I could be wrong...but I carry my papers too because if asked for them by some 'official government representative' and I cannot produce them, they have the ability to detain a person until they can produce identification. Now, one can choose to fight it out in court, but I'd rather avoid the whole scenario and hand over my driver's license, that I normally carry all the time, 24x7x365.
And you are also correct in asserting the demand for ID is not a 'primary' reason for detaining someone...they need to be stopped for something else and their ability to produce ID is then escalated (just as it is for everybody) if they cannot produce it. Part of that escalation, in the state of Arizona, is a check on the immigration status of the detainee. The law is being misrepresented by the anarchists and the 'undocumented immigrants' (Illegal Aliens) as well at the 'open borders' advocates in mass media.
bergall is offline  
Old 05-05-2010, 06:28 AM
  #37  
Boone & Crockett
 
Lanse couche couche's Avatar
 
Join Date: Dec 2005
Location: Southwest Ohio
Posts: 10,277
Default

I usually have my wallet with me except when i am out taking a long walk. If I am ever stopped and questioned and there appears to be a reasonable reason for asking for I.D., I will likely be more than happy to cooperate if they want to drive me back to my place to get my wallet. However, I'm not gonna put up with getting ragged on for not having I.D. on me.
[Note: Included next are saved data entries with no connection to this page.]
@@ -270,15 +303,19 @@
   }
 }
 
-int oct_head_backward_mfma(const OctHeadDesc* d, const void* y, const float* scale, const float* shift, const float* mean,
-                           const float* invstd, const float* w, const float* b, const int64_t* target,
-                           const float* dice_coef, float w_ce, void* da, float* partials, float* dbias, float* dweight,
-                           double* loss_partials, int grid, void* stream) {
+int oct_head_backward_mfma(int mode, const OctHeadDesc* d, const void* y, const float* scale, const float* shift,
+                           const float* mean, const float* invstd, const float* w, const float* b, const int64_t* target,
+                           const float* dice_coef, float w_ce, const float* coef, void* out, float* partials, float* dbias,
+                           float* dweight, double* loss_partials, int grid, void* stream) {
   HeadMfmaParams p;
   p.y = (const bf16_t*)y; p.scale = scale; p.shift = shift; p.mean = mean; p.invstd = invstd; p.w = w; p.b = b;
-  p.target = target; p.dice_coef = dice_coef; p.da = (bf16_t*)da; p.partials = partials; p.dbias = dbias;
-  p.dweight = dweight; p.loss_partials = loss_partials; p.w_ce = w_ce; p.classes = d->classes;
+  p.target = target; p.dice_coef = dice_coef; p.da = mode == HM_FULL ? (bf16_t*)out : nullptr; p.partials = partials;
+  p.dbias = dbias; p.dweight = dweight; p.loss_partials = loss_partials; p.coef = coef;
+  p.dy = mode == HM_APPLY ? (bf16_t*)out : nullptr; p.w_ce = w_ce; p.classes = d->classes;
   p.npix = (unsigned)((size_t)d->n * d->h * d->w);
-  hipLaunchKernelGGL(head_bwd_mfma_kernel, dim3(grid), dim3(HM_THREADS), 0, as_stream(stream), p);
-  return oct_check_launch("head_bwd_mfma");
+  hipStream_t s = as_stream(stream);
+  if (mode == HM_FULL) hipLaunchKernelGGL(head_bwd_mfma_kernel<HM_FULL>, dim3(grid), dim3(HM_THREADS), 0, s, p);
+  else if (mode == HM_SUMS) hipLaunchKernelGGL(head_bwd_mfma_kernel<HM_SUMS>, dim3(grid), dim3(HM_THREADS), 0, s, p);
+  else hipLaunchKernelGGL(head_bwd_mfma_kernel<HM_APPLY>, dim3(grid), dim3(HM_THREADS), 0, s, p);
+  return oct_check_launch(mode == HM_FULL ? "head_bwd_mfma" : mode == HM_SUMS ? "head_bwd_mfma_sums" : "head_bwd_mfma_apply");
 }
diff --git a/retinal_oct_image_segmentation_via_deep_learning_amd/engine.py b/retinal_oct_image_segmentation_via_deep_learning_amd/engine.py
--- a/retinal_oct_image_segmentation_via_deep_learning_amd/engine.py
+++ b/retinal_oct_image_segmentation_via_deep_learning_amd/engine.py
@@ -147,6 +147,7 @@
         self.rowdot_off = os.environ.get("OCT_ROWDOT", "1") == "0"
         self.deterministic = os.environ.get("OCT_DETERMINISTIC", "0") == "1"
         self.fused_bwd_off = False
+        self.head_two_pass_off = False
         self.debug = None
         self.prof = None
         self.prof_labels = None
@@ -439,7 +440,7 @@
                     "oct_head_loss_finalize")
         return ctx, probs, amax, logits
 
-    def _bn_backward(self, rec: ConvRec, da, dpool, G, accumulate, partials=None, defer_apply=False):
+    def _bn_backward(self, rec: ConvRec, da, dpool, G, accumulate, partials=None, defer_apply=False, head_apply=None):
         lib = L.lib()
         n, h, w, c = rec.n, rec.h, rec.w, rec.cout
         dev = rec.y.device
@@ -470,6 +471,9 @@
                 G[rec.cbkey].add_(gb) if accumulate else G[rec.cbkey].copy_(gb)
         if defer_apply and not pooled:
             return g, coef
+        if head_apply is not None:
+            head_apply(coef, g)
+            return g
         if pool_fused:
             L.check(lib.oct_bn_bwd_apply_pool(self.dt, L.ptr(da), dpool.data_ptr(), rec.y.data_ptr(), rec.bn.scale.data_ptr(),
                                               rec.bn.shift.data_ptr(), coef.data_ptr(), g.data_ptr(), n, h, w, c, _stream()),
@@ -528,12 +532,12 @@
         self._unpack(L.PACK_CONV_FPROP, dwp, G[r2.wkey], cout, cin, accumulate)
         return da1, parts
 
-    def _block_backward(self, name, da, dpool, G, accumulate, need_dx=True, partials=None):
+    def _block_backward(self, name, da, dpool, G, accumulate, need_dx=True, partials=None, head_apply=None):
         r1, r2 = self._ctx.convs[name]
         for r in (r1, r2):
             if r.cbkey and not accumulate and not r.bn.frozen:
                 G[r.cbkey].zero_()
-        dy2 = self._bn_backward(r2, da, dpool, G, accumulate, partials=partials)
+        dy2 = self._bn_backward(r2, da, dpool, G, accumulate, partials=partials, head_apply=head_apply)
         fused = self._conv_backward_fused(r1, r2, dy2, G, accumulate)
         if fused is not None:
             da1, parts1 = fused
@@ -551,6 +555,33 @@
             return None, None
         dy1 = self._bn_backward(r1, da1, None, G, accumulate, partials=parts1)
         return self._conv_backward(r1, dy1, G, accumulate, need_dx=need_dx)
+
+    def _head_backward_two_pass(self, hd, rec: ConvRec, hw, hb, tgt, dc, w_ce, bgrad, wgrad_t, accumulate):
+        lib = L.lib()
+        ctx = self._ctx
+        dev = rec.y.device
+        if not accumulate:
+            bgrad.zero_()
+            wgrad_t.zero_()
+        nb = lib.oct_head_blocks(C.byref(hd))
+        partials = torch.empty((nb, 2, hd.feat), dtype=torch.float32, device=dev)
+        L.check(lib.oct_head_backward_sums(
+            C.byref(hd), rec.y.data_ptr(), rec.bn.scale.data_ptr(), rec.bn.shift.data_ptr(), rec.bn.mean.data_ptr(),
+            rec.bn.invstd.data_ptr(), hw.data_ptr(), hb.data_ptr(), L.ptr(tgt), L.ptr(dc), w_ce, None, None,
+            partials.data_ptr(), bgrad.data_ptr(), wgrad_t.data_ptr(), L.ptr(ctx.loss_partials), _stream()),
+            "oct_head_backward_sums")
+        if ctx.loss_partials is not None:
+            w_ce_, w_dice_, eps_ = ctx.loss_cfg
+            scratch = torch.empty_like(ctx.dice_coef)
+            L.check(lib.oct_head_loss_finalize(C.byref(hd), ctx.loss_partials.data_ptr(), ctx.loss_partials.shape[0],
+                                               w_ce_, w_dice_, eps_, ctx.loss.data_ptr(), scratch.data_ptr(), _stream()),
+                    "oct_head_loss_finalize")
+
+        def head_apply(coef, dy):
+            L.check(lib.oct_head_backward_apply(
+                C.byref(hd), rec.y.data_ptr(), rec.bn.scale.data_ptr(), rec.bn.shift.data_ptr(), hw.data_ptr(), hb.data_ptr(),
+                L.ptr(tgt), L.ptr(dc), w_ce, None, None, coef.data_ptr(), dy.data_ptr(), _stream()), "oct_head_backward_apply")
+        return None, partials, head_apply
 
     def backward_stages(self):
         sp = self.spec
@@ -597,7 +628,13 @@
         bgrad, wgrad_t = G[sp.head_b], G[sp.head_w]
         fused_dw = False
         dl = None
-        if f == 32 and dlogits is None:
+        head_apply = None
+        two_pass = (dlogits is None and not self.head_two_pass_off and self.debug is None and
+                    bool(lib.oct_head_backward_two_pass_ok(C.byref(hd), int(tgt is not None), int(dprobs is not None), 0)))
+        if two_pass:
+            da, head_partials, head_apply = self._head_backward_two_pass(hd, rec, hw, hb, tgt, dc, w_ce, bgrad, wgrad_t, accumulate)
+            fused_dw = True
+        elif f == 32 and dlogits is None:
             fused_dw = ncls <= 8
             if not accumulate:
                 bgrad.zero_()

I also think that if a police officer makes a big issue out of someone not having I.D., they may later need to demonstrate some sort of reason for stopping the person and requesting I.D. or they may be the one in hot water. Could be wrong though.

Would be nice to hear some insights into this from past or present LEO's.
Lanse couche couche is offline  
Old 05-05-2010, 06:58 AM
  #38  
Giant Nontypical
 
bergall's Avatar
 
Join Date: Mar 2006
Posts: 7,626
Default

Originally Posted by Lanse couche couche View Post
I usually have my wallet with me except when i am out taking a long walk. If I am ever stopped and questioned and there appears to be a reasonable reason for asking for I.D., I will likely be more than happy to cooperate if they want to drive me back to my place to get my wallet. However, I'm not gonna put up with getting ragged on for not having I.D. on me.

I also think that if a police officer makes a big issue out of someone not having I.D., they may later need to demonstrate some sort of reason for stopping the person and requesting I.D. or they may be the one in hot water. Could be wrong though.

Would be nice to hear some insights into this from past or present LEO's.

Thats a good idea....any LEO's out there can shed some light on this
situation ? Basically, we're looking to see what legal requirements allow the police to stop someone, and the ramifications of a demand for identification. Anyone ?
bergall is offline  
Old 05-05-2010, 07:08 AM
  #39  
Giant Nontypical
 
Join Date: Jul 2004
Location:
Posts: 6,330
Default

Originally Posted by H80Hunter View Post
Also imagine if you're a LEGAL Mexican immigrant living in Arizona. For that matter, try to imagine a different scenario: If Obama passed a law saying ANYONE (white, black, mexican, etc.) could be stopped and forced to prove their citizenship, or that they paid their taxes, or anything. You would all have an absolute stroke, yet this is fine? Not merely fine, but applauded?
I believe it has been a federal law for decades that immigrants are supposed to carry their papers with them all the time and are subject to being asked to show these same papers at any time. So, far from a new scenario, it has long been the law imposed o immigrants as a condition for being in this country legally that they must carry their papers and present them when requested. What's the big deal?

By the way, could Obama show papers proving his citizenship if he was pulled over in Arizona? Just jokin'!!!
Alsatian is offline  
Old 05-05-2010, 07:24 AM
  #40  
Dominant Buck
 
burniegoeasily's Avatar
 
Join Date: Feb 2003
Location: land of the Lilliputians, In the state of insanity
Posts: 26,274
Default

Heck, ive been stopped without my drivers license. All I did was provide my drivers license number and social security number. No problem.